Subsequently, we analyzed the distribution of LINC00472 by RNA fluorescence in situ hybridization (FISH) and found that it was distributed both in the nucleus and cytoplasm, which providing a spatial possibility to participate in the regulation of histone modification. We checked the total level of H3K27ac in HK-2 and 769-P cells using western blot and the results demonstrated that the level of H3K27ac in LINC00472 low expression cell lines (HK-2 shLINC00472 and 769-P shLINC00472) significantly reduced comparing with the control cell lines (HK-2 shNC and 769-P shNC); On the contrary, the level of H3K27ac in LINC00472 high expression cell line (HK-2 KI-CMV) obviously increased comparing with the control cell line (HK-2 KI-CTR) (Fig. 8J). These results indicated that the deletion or overexpression of LINC00472 changed the total level of H3K27ac in cells. RPISeq provides two different methods (random forest, RF; support vector machine, SVM) to evaluate the possibility of protein binding to RNA. Using the algorithm support provided by RPISeq (http://pridb.gdcb.iastate.edu/RPISeq/) and lncPro (http://bioinfo.bjmu.edu.cn/lncpro/) database, we analyzed the possibility of interaction between histone modification participants and LINC00472. The results showed that LINC00472 had the highest correlation with P300 (Fig. 8H), a protein functions as histone acetyltransferase that regulates transcription via chromatin remodeling and is important in the processes of cell proliferation and differentiation.(23) Notably, RNA immunoprecipitation results indeed demonstrated that there was an interaction between LINC00472 and P300 (Fig. 8I).
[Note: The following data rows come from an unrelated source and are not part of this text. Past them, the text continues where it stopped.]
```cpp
int vs_conv3x3_split_res2_nhwc(const float *in, const void *wp, float acc_scale, const float *bias, const float *residual, const float *residual2,
                               float *out, int32_t Nimg, int32_t Hin, int32_t Win, int32_t Cin, int32_t Cout, int32_t stride, int32_t relu_in,
                               int32_t relu_out, vs_stream_t stream);
int vs_gemm_split_packed(const void *Ap, const void *Wp, float acc_scale, const float *bias, float *out, const float *gate, const float *resid,
                         int32_t M, int32_t N, int32_t K, int32_t lda, int32_t ldw, int32_t ldo, int32_t epilogue, int32_t grp_in, int32_t grp_out,
                         int32_t grp_off, int32_t gate_rows, int32_t gate_ld, int32_t a_grp_in, int32_t a_grp_out, int32_t a_grp_off,
                         const int32_t *pos, const uint8_t *kind, int32_t C, float base2d, float theta1d, vs_stream_t stream);
int vs_conv7x7_rgb_split_nhwc(const float *in_padded, const void *wp, float acc_scale, const float *bias, float *out, int32_t Nimg, int32_t H,
                              int32_t W, int32_t Hp, int32_t Wp, int32_t Cout, vs_stream_t stream);
int vs_conv7x7_rgb_split_up_nhwc(const float *in_padded, const void *wp, float acc_scale, const float *bias, const float *up_src, void *out_packed,
                                 int32_t Nimg, int32_t H, int32_t W, int32_t Hp, int32_t Wp, int32_t Cout, vs_stream_t stream);

int vs_conv3x3_head_dot_split_nhwc(const float *in, const void *wp, float acc_scale, const float *bias, const float *w2, const float *bias2,
                                   float *out2, int32_t Nimg, int32_t H, int32_t W, int32_t Cin, int32_t C2, int32_t ld2, int32_t relu_in,
                                   int32_t relu_out, vs_stream_t stream);

int vs_conv3x3_head1x1_split_nhwc(const float *in, const void *wp, float acc_scale, const float *bias, const void *w2p, float acc_scale2,
                                  const float *bias2, float *out2, int32_t Nimg, int32_t H, int32_t W, int32_t Cin, int32_t C2, int32_t C2pad,
// ... 155 lines not shown
```

### vicasplat_amd/_lib.py

```python
from __future__ import annotations

import ctypes as C
import os
import subprocess
import threading

import torch

_HERE = os.path.dirname(os.path.abspath(__file__))
_SO = os.environ.get("VICASPLAT_HIP_LIB") or os.path.join(_HERE, "libvicasplat_hip.so")
_lock = threading.Lock()
ABI_VERSION = 8
_lib = None

VS_BUF_GEOM, VS_BUF_RECT, VS_BUF_CLAMPED, VS_BUF_TILE_RANGES, VS_BUF_TILE_CURSOR, VS_BUF_KEYS, VS_BUF_POINT_LIST, \
    VS_BUF_SORT_SCRATCH, VS_BUF_FINAL_T, VS_BUF_N_CONTRIB, VS_BUF_MISC, VS_BUF_DEPTH, VS_BUF_CHECKPOINT, VS_BUF_COUNT = range(14)
VS_RASTER_COUNT_TOUCHED = 1
VS_RASTER_SAVE_FOR_BACKWARD = 2
VS_RASTER_SH_RGB_MAJOR = 4
VS_RASTER_COV_3X3 = 8

AllocFn = C.CFUNCTYPE(C.c_void_p, C.c_void_p, C.c_int32, C.c_size_t)


class VsRasterIn(C.Structure):
    _fields_ = [
        ("num_cameras", C.c_int32), ("num_scenes", C.c_int32), ("P", C.c_int32), ("sh_degree", C.c_int32),
# ... 121 lines not shown
            L.vs_linear_f32.argtypes = [vp, i64, vp, i64, vp, vp, i64, i32, i32, i32, i32, vp]
            L.vs_silu_cast.restype = C.c_int
            L.vs_silu_cast.argtypes = [vp, vp, i64, i32, vp]
            L.vs_conv3x3_head1x1_nhwc.restype = C.c_int
            L.vs_conv3x3_head1x1_nhwc.argtypes = [vp, vp, vp, vp, vp, vp] + [i32] * 11 + [vp]
            L.vs_split_pack_weight.restype = C.c_int
            L.vs_split_pack_weight.argtypes = [vp, i64, vp, i64, i32, i32, i32, vp]
            L.vs_gemm_split.restype = C.c_int
            L.vs_gemm_split.argtypes = [vp, vp, f32, vp, vp, vp, vp] + [i32] * 15 + [vp, vp, i32, f32, f32, vp]
            L.vs_gemm_split_packed.restype = C.c_int
            L.vs_gemm_split_packed.argtypes = [vp, vp, f32, vp, vp, vp, vp] + [i32] * 15 + [vp, vp, i32, f32, f32, vp]
            L.vs_conv3x3_split_nhwc.restype = C.c_int
            L.vs_conv3x3_split_nhwc.argtypes = [vp, vp, f32, vp, vp, vp] + [i32] * 8 + [vp]
            L.vs_conv3x3_split_res2_nhwc.restype = C.c_int
            L.vs_conv3x3_split_res2_nhwc.argtypes = [vp, vp, f32, vp, vp, vp, vp] + [i32] * 8 + [vp]
            L.vs_conv3x3_head1x1_split_nhwc.restype = C.c_int
            L.vs_conv3x3_head1x1_split_nhwc.argtypes = [vp, vp, f32, vp, vp, f32, vp, vp] + [i32] * 8 + [vp]
            L.vs_conv3x3_head_dot_split_nhwc.restype = C.c_int
            L.vs_conv3x3_head_dot_split_nhwc.argtypes = [vp, vp, f32, vp, vp, vp, vp] + [i32] * 8 + [vp]
            L.vs_conv7x7_rgb_split_nhwc.restype = C.c_int
            L.vs_conv7x7_rgb_split_nhwc.argtypes = [vp, vp, f32, vp, vp, i32, i32, i32, i32, i32, i32, vp]
            L.vs_conv7x7_rgb_split_up_nhwc.restype = C.c_int
            L.vs_conv7x7_rgb_split_up_nhwc.argtypes = [vp, vp, f32, vp, vp, vp, i32, i32, i32, i32, i32, i32, vp]
            L.vs_upsample2x_nhwc.restype = C.c_int
            L.vs_upsample2x_nhwc.argtypes = [vp, vp, vp, i32, i32, i32, i32, i32, i32, vp]
            L.vs_probe_mfma_rate.restype = C.c_int
            L.vs_probe_mfma_rate.argtypes = [vp, vp, i32, C.POINTER(C.c_double), vp]
            L.vs_transpose_f32.restype = C.c_int
            L.vs_transpose_f32.argtypes = [vp, i64, vp, i64, i32, i32, i32, i32, i32, i32, i32, i32, vp, vp]
            L.vs_gemm_wgrad_split_atn.restype = C.c_int
# ... 67 lines not shown
```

By analyzing the sequence and structure of LINC00472 and P300, we predicted the possible interaction sites between them (Fig. 8K). In addition, the results of RNA FISH and immunofluorescence also displayed that there was indeed spatial co-localization between LINC00472 and P300 (Fig. 8L). According to the above results, we can conclude that LINC00472 regulates the acetylation modification level of histone through interacting with P300.